▼▼▼

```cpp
template <int D, bool UNIFORM, bool NODES, bool RAW = false>
__global__ __launch_bounds__(kTreeBlockMax, kTreeWaves) void k_evalfull(const uint32_t* __restrict__ ekeys, uint32_t stop,
                                                        uint64_t nunits, uint32_t units_log, uint32_t ltop,
                                                        uint64_t sub_base, uint8_t* __restrict__ out,
                                                        uint8_t* __restrict__ out_t, uint64_t out_stride,
                                                        uint64_t klen = 0, uint64_t kboff = 0) {
    static_assert(!RAW || (UNIFORM && !NODES), "raw keys: wave-uniform leaf launches only");
#ifdef DPF_WAVE_TIMES
    const uint64_t t_start = wall_clock64();
#endif
    __shared__ __attribute__((aligned(16))) uint32_t s_tab[kTabWords];
    const uint32_t B = blockDim.x, W = 31u - (uint32_t)__builtin_clz(B);
    const uint64_t u = (uint64_t)blockIdx.x * B + threadIdx.x;
    uint64_t key = u >> units_log;
    if constexpr (UNIFORM) key = __builtin_amdgcn_readfirstlane((uint32_t)key);
    const uint64_t local = u & ((1ull << units_log) - 1);
    const uint64_t sub = sub_base + local;
    Ctx c;
    if constexpr (RAW) {
        c.ks = {nullptr, ekeys, kboff + key * klen, klen};
    } else {
        c.ks = {ekeys + key * ((uint64_t)(stop + 2) * 8), nullptr, 0, 0};
// ... 80 lines not shown
            n = get(threadIdx.x >> (W - F));
            lvl = l1;
        }
    }
    if (cw_lds) {
        for (uint32_t i = lvl; i < ltop; ++i)
            walk_step<true>(c.tab, c.lo, n, lds_cw(i), (uint32_t)(sub >> (ltop - 1 - i)) & 1u);
    } else {
        for (uint32_t i = lvl; i < ltop; ++i)
            walk_step<true>(c.tab, c.lo, n, key_cw<RAW>(c.ks, i), (uint32_t)(sub >> (ltop - 1 - i)) & 1u);
    }
#ifdef DPF_WAVE_TIMES
    const uint64_t t_walk = wall_clock64();
#endif
    constexpr bool kPair = UNIFORM && !NODES && D >= 3;
    dfs<D, D, NODES, kPair, UNIFORM, RAW>(c, ltop, n);
    if (c.prog != nullptr) c.prog[c.pslot] = 0xffffffffu;
#ifdef DPF_WAVE_TIMES
    if ((threadIdx.x & 63) == 0) {
        const uint64_t wv = u >> 6;
        if (wv < kWaveTimesMax) {
            g_wave_times[5 * wv] = t_start;
            g_wave_times[5 * wv + 1] = wall_clock64();
            g_wave_times[5 * wv + 2] = __builtin_amdgcn_s_getreg(0xF804);
            g_wave_times[5 * wv + 3] = __builtin_amdgcn_s_getreg(0xF814);
            g_wave_times[5 * wv + 4] = t_walk;
        }
    }
#endif
}

__device__ __forceinline__ Node eval_start(const uint32_t* ek, uint64_t key, uint64_t x, uint32_t logN,
                                           const uint4* fseed, const uint8_t* ft, uint32_t L) {
    Node n;
    if (fseed != nullptr) {
        const uint64_t idx = (key << L) + ((x >> (logN - L)) & ((1ull << L) - 1));
        const uint4 v = fseed[idx];
        n.s = {v.x, v.y, v.z, v.w};
        n.t = ft[idx];
    } else {
        n.s = load_blk(ek);
// ... 437 lines not shown
    while (b < maxb && n > cus * b) b <<= 1;
    return b;
}

struct TreeShape {
    uint32_t d, block;
};
static TreeShape pick_shape(uint32_t span, uint64_t nkeys, bool nodes, uint32_t prefix_bits) {
    static const int forced = [] {
        const char* e = getenv("DPF_SUBTREE_DEPTH");
        return e ? atoi(e) : -1;
    }();
    const uint32_t dmax = span < kMaxD ? span : kMaxD;
    auto threads = [&](uint32_t dd) { return span - dd >= 40 ? ~0ull : nkeys << (span - dd); };
    auto block = [&](uint32_t dd) {
        return pick_block(threads(dd), !nodes && dd >= kBigMinD ? (uint32_t)kTreeBlockBig : (uint32_t)kTreeBlock);
    };
    if (forced >= 0) {
        const uint32_t d = dmax < (uint32_t)forced ? dmax : (uint32_t)forced;
        return {d, block(d)};
    }
    constexpr double kLat = 1.9e-6;
    constexpr double kPerWave = 0.2e-6;
    const double wave_slots = 64.0 * cu_count();
    uint32_t best = dmax;
    double best_t = 1e30;
    for (int dd = (int)dmax; dd >= 0; --dd) {
        const uint32_t d = (uint32_t)dd;
        double walk = (double)(span - d), lat = 0.0;
        const double w = (double)threads(d) / wave_slots;
        const double rounds = w > 16.0 ? std::ceil(w / 16.0) : 1.0;
// ... 34 lines not shown
}
template <class F>
static void with_depth(uint32_t d, F&& f) {
    switch (d) {
        case 0: return f(std::integral_constant<int, 0>{});
        case 1: return f(std::integral_constant<int, 1>{});
        case 2: return f(std::integral_constant<int, 2>{});
        case 3: return f(std::integral_constant<int, 3>{});
        case 4: return f(std::integral_constant<int, 4>{});
        case 5: return f(std::integral_constant<int, 5>{});
        case 6: return f(std::integral_constant<int, 6>{});
        default: return f(std::integral_constant<int, 7>{});
    }
}

template <bool NODES>
static hipError_t launch_tree(const uint32_t* ek, uint64_t nkeys, uint32_t stop, uint32_t depth,
                              uint32_t prefix_bits, uint64_t prefix, uint8_t* out, uint8_t* out_t,
                              uint64_t out_stride, hipStream_t st) {
    const TreeLaunch t = tree_launch(nkeys, depth, prefix_bits, prefix, NODES);
    if (t.nunits == 0) return hipSuccess;
    with_depth(t.d, [&](auto dd) {
        constexpr int D = decltype(dd)::value;
        if (t.units_log >= 6)
            hipLaunchKernelGGL((k_evalfull<D, true, NODES>), t.grid, t.block, 0, st, ek, stop, t.nunits, t.units_log,
                               t.ltop, t.sub_base, out, out_t, out_stride);
        else
            hipLaunchKernelGGL((k_evalfull<D, false, NODES>), t.grid, t.block, 0, st, ek, stop, t.nunits, t.units_log,
                               t.ltop, t.sub_base, out, out_t, out_stride);
    });
    return hipGetLastError();
}

bool evalfull_raw_ok(uint64_t nkeys, uint32_t stop, uint32_t prefix_bits) {
    static const bool on = [] {
        const char* e = getenv("DPF_RAW_KEYS");
        return !(e && e[0] == '0');
    }();
    if (!on || nkeys == 0 || prefix_bits > stop) return false;
    return tree_launch(nkeys, stop, prefix_bits, 0, false).units_log >= 6;
}

hipError_t launch_evalfull_raw(const uint8_t* keys, uint64_t klen, uint64_t nkeys, uint32_t stop, uint32_t prefix_bits,
                               uint64_t prefix, uint8_t* out, uint64_t out_stride, hipStream_t st) {
    const TreeLaunch t = tree_launch(nkeys, stop, prefix_bits, prefix, false);
    if (t.units_log < 6) return hipErrorInvalidValue;
    const uint64_t kboff = (uintptr_t)keys & 3;
    const uint32_t* kw = reinterpret_cast<const uint32_t*>(keys - kboff);
    with_depth(t.d, [&](auto dd) {
        hipLaunchKernelGGL((k_evalfull<decltype(dd)::value, true, false, true>), t.grid, t.block, 0, st, kw, stop,
                           t.nunits, t.units_log, t.ltop, t.sub_base, out, nullptr, out_stride, klen, kboff);
    });
    return hipGetLastError();
}

hipError_t launch_nodes(const uint32_t* ek, uint64_t nkeys, uint32_t stop, uint32_t depth, uint32_t prefix_bits,
                        uint64_t prefix, uint8_t* seeds, uint8_t* ts, uint64_t stride, hipStream_t st) {
    return launch_tree<true>(ek, nkeys, stop, depth, prefix_bits, prefix, seeds, ts, stride, st);
}

hipError_t launch_evalfull(const uint32_t* ek, uint64_t nkeys, uint32_t stop, uint32_t prefix_bits,
                           uint64_t prefix, uint8_t* out, uint64_t out_stride, hipStream_t st) {
    return launch_tree<false>(ek, nkeys, stop, stop, prefix_bits, prefix, out, nullptr, out_stride, st);
}

uint32_t eval_frontier_level(uint32_t stop, uint64_t pts_per_key) {
    uint32_t L = 0;
    while (L < kMaxFrontierHbm && L < stop && (2ull << (L + 1)) <= pts_per_key) ++L;
    static const int shift = [] {
        const char* e = getenv("DPF_EVAL_LEVEL_SHIFT");
        return e && *e ? atoi(e) : 0;
    }();
    if (L >= 4 && shift > 0 && L + (uint32_t)shift < stop && L + (uint32_t)shift <= kMaxFrontierHbm) L += shift;
    return L >= 4 ? L : 0;
}

uint64_t eval_frontier_bytes(uint64_t nkeys, uint32_t stop, uint64_t pts_per_key) {
    const uint32_t L = eval_frontier_level(stop, pts_per_key);
// ... 95 lines not shown
```

dpf-go_amd/csrc/dpf_kernels.hpp:

```cpp
#pragma once
#include <hip/hip_runtime.h>
#include <stdint.h>

namespace dpfk {

constexpr int kBlock = 512;
constexpr int kTreeBlock = 512;
constexpr int kTreeBlockBig = 1024;
constexpr int kTreeBlockMax = 1024;
constexpr uint32_t kBigMinD = 6;
constexpr uint32_t kFeedbackMinD = 6;
constexpr int kTreeWaves = 4;
constexpr uint32_t kMaxD = 7;
constexpr uint32_t kMaxFrontierHbm = 16;

void set_cu_budget(int cus);
int cu_budget();
int cu_count();

inline uint64_t ek_words(uint32_t stop) { return ((uint64_t)stop + 2) * 8; }

hipError_t launch_mmo_tt(const uint8_t* in, uint8_t* out, uint64_t nblocks, uint32_t right, uint32_t reps,
                         hipStream_t st);

hipError_t launch_unpack(const uint8_t* keys, uint64_t key_len, uint64_t nkeys, uint32_t stop, uint32_t* ek,
                         hipStream_t st);
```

▲▲▲

Write only the number of lines above that contain "double".

7